======== Data to examine ========

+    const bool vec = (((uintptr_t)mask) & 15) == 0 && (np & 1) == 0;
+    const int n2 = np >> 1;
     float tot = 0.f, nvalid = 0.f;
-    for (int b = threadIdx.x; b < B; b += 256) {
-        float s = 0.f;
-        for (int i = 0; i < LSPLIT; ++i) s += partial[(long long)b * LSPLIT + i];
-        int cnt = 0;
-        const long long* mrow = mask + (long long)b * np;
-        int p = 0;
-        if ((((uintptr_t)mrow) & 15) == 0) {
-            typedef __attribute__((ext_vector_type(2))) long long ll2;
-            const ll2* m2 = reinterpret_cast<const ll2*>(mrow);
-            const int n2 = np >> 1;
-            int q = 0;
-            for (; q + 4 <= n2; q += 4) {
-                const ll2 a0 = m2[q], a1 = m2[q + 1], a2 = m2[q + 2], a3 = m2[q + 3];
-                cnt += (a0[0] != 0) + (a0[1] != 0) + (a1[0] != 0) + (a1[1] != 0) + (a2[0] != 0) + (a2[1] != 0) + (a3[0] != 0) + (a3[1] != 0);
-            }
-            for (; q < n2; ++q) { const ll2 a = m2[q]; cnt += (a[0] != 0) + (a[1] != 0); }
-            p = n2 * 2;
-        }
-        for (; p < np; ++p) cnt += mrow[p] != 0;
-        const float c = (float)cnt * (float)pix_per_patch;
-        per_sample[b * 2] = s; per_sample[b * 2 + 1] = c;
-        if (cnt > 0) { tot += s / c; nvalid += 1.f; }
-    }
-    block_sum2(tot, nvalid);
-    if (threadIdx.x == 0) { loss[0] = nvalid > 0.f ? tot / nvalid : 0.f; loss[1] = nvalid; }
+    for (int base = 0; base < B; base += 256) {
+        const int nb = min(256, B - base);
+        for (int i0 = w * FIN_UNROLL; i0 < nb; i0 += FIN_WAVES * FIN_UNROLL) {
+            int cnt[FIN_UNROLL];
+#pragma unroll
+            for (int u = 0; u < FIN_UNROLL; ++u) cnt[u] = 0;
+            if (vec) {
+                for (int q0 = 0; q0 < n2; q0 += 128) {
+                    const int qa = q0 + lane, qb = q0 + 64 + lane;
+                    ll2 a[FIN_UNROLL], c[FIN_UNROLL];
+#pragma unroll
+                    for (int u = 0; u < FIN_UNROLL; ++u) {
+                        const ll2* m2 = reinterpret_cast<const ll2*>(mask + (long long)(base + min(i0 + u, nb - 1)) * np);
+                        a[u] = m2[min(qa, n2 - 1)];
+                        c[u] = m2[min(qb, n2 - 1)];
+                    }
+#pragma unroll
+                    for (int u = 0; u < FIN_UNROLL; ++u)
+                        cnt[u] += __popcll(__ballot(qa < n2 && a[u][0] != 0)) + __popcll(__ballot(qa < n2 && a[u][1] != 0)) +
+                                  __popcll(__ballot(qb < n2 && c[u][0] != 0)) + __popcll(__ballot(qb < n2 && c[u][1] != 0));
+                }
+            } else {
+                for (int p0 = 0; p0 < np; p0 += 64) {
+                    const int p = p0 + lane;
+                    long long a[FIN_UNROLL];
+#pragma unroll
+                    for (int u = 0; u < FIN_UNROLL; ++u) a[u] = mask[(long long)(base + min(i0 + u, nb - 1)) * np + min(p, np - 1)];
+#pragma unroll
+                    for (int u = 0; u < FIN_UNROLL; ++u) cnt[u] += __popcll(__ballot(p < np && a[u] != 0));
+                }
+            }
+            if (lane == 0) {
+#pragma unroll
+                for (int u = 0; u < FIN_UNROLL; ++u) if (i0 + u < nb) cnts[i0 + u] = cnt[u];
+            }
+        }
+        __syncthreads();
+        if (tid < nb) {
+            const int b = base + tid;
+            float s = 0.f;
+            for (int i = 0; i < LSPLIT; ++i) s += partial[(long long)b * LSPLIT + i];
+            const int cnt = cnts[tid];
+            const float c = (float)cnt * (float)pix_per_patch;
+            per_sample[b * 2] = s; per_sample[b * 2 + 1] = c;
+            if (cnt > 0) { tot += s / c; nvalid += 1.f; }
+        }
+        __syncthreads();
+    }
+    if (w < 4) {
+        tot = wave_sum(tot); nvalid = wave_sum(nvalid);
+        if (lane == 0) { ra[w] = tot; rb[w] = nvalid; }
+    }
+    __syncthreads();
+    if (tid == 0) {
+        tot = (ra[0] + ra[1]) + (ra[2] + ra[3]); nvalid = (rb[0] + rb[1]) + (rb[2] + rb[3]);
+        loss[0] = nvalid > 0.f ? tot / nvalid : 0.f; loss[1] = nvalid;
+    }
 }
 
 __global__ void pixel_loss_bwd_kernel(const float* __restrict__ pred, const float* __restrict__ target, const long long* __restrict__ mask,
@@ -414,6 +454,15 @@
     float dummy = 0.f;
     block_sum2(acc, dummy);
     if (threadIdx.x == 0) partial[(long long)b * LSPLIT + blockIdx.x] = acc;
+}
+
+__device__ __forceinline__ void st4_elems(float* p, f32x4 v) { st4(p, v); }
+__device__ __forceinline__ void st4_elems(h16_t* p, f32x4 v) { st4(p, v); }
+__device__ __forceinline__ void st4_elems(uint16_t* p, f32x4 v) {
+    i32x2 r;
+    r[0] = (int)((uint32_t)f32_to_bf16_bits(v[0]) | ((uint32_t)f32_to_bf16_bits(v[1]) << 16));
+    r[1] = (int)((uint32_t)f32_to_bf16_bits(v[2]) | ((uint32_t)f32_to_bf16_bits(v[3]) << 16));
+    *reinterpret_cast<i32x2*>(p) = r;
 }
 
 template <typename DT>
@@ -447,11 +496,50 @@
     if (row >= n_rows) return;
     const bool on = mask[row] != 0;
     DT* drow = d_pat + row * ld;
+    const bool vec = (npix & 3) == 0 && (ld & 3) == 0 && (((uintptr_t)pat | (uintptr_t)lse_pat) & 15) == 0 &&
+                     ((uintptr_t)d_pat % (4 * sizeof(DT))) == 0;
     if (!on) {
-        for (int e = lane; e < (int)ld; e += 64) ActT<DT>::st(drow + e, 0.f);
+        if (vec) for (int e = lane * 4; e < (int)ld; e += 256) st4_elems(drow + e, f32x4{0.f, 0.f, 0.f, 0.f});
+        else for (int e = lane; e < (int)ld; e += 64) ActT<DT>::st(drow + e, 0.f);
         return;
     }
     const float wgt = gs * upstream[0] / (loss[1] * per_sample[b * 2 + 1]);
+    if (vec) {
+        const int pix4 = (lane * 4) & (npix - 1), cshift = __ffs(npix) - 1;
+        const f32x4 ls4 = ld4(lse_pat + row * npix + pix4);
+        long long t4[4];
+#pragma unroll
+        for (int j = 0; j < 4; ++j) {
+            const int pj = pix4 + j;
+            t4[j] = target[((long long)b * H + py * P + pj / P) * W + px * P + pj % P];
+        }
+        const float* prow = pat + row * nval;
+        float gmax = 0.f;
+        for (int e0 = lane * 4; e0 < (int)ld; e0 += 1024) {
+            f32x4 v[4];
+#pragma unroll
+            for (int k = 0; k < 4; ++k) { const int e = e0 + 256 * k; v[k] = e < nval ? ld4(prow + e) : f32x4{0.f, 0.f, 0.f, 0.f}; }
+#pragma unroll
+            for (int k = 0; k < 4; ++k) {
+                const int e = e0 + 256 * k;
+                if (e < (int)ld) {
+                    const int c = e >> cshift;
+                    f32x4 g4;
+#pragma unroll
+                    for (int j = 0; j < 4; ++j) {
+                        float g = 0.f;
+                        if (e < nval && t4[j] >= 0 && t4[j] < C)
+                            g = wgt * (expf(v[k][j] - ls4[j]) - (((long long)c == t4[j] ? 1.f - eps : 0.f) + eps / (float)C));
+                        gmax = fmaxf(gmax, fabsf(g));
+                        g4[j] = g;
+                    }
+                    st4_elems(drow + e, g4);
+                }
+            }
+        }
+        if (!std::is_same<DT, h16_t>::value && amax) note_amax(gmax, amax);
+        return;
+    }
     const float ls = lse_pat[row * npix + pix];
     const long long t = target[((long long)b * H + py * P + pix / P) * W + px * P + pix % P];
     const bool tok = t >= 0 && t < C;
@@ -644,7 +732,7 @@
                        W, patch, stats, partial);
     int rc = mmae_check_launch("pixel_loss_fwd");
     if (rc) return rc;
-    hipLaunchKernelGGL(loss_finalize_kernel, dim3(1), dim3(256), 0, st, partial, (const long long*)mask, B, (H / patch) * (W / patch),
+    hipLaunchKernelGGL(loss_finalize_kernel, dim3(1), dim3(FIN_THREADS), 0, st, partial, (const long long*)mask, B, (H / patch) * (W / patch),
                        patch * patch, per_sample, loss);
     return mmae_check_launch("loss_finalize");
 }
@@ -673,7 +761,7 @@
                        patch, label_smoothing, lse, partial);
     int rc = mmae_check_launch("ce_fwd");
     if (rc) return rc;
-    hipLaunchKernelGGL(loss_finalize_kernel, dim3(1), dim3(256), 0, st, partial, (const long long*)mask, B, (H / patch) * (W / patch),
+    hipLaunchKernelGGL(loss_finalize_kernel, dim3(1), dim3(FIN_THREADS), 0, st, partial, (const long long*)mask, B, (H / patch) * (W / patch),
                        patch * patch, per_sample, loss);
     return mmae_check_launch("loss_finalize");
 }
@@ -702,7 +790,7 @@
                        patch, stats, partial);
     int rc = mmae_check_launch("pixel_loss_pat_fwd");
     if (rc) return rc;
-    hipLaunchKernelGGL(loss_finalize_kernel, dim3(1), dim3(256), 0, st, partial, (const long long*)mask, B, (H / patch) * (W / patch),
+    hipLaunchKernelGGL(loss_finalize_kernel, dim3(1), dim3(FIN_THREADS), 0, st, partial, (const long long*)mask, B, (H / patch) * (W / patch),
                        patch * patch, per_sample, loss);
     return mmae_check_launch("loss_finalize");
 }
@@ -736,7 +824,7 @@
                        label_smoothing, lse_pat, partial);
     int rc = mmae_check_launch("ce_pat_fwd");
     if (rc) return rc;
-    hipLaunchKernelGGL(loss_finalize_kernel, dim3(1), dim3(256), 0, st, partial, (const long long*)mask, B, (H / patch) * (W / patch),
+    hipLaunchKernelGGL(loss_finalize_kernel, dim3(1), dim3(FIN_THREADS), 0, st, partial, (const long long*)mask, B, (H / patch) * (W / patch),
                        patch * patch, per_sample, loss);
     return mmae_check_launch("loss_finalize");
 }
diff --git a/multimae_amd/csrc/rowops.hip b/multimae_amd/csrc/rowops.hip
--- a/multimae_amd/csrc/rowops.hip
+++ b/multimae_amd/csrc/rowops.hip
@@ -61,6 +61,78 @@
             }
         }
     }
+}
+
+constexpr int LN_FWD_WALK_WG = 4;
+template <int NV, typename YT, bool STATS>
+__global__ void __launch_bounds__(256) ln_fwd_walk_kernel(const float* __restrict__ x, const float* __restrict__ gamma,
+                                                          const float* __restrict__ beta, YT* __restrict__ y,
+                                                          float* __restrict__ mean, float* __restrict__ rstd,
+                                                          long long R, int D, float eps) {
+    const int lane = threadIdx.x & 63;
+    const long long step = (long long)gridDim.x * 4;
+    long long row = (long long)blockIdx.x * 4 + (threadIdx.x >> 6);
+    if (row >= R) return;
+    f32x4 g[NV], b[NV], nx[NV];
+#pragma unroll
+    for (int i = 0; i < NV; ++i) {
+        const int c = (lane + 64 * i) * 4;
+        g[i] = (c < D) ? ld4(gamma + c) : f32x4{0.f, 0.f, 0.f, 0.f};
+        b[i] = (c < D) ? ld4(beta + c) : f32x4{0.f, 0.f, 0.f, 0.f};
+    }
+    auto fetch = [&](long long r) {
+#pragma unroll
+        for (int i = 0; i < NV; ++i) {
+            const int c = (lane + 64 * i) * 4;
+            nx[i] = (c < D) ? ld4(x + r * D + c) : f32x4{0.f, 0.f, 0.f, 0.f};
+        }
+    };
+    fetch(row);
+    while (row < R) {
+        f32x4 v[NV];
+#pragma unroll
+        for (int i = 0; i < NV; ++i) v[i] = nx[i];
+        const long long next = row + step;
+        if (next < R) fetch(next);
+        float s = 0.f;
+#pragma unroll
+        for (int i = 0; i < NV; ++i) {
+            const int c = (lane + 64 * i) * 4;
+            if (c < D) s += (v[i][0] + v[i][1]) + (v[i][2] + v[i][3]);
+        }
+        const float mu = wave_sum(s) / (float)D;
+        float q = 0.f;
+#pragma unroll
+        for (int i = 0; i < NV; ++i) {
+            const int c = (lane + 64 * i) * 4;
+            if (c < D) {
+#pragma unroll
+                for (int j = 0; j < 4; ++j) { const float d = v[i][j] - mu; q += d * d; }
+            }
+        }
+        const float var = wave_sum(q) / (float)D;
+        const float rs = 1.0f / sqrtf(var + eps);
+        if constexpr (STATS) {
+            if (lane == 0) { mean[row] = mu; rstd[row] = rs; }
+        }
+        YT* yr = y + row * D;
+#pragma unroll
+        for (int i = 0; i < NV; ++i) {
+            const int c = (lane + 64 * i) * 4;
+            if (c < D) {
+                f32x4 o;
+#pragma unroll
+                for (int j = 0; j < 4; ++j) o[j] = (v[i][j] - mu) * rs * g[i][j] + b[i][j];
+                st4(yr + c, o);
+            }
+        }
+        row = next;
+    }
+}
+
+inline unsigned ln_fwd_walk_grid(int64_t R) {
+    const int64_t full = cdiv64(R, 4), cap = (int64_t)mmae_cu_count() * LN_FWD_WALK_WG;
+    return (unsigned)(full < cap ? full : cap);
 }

========

Scan the material above for the word "next". Copy each line where it occurs.

Output of the task:
+        const long long next = row + step;
+        if (next < R) fetch(next);
+        row = next;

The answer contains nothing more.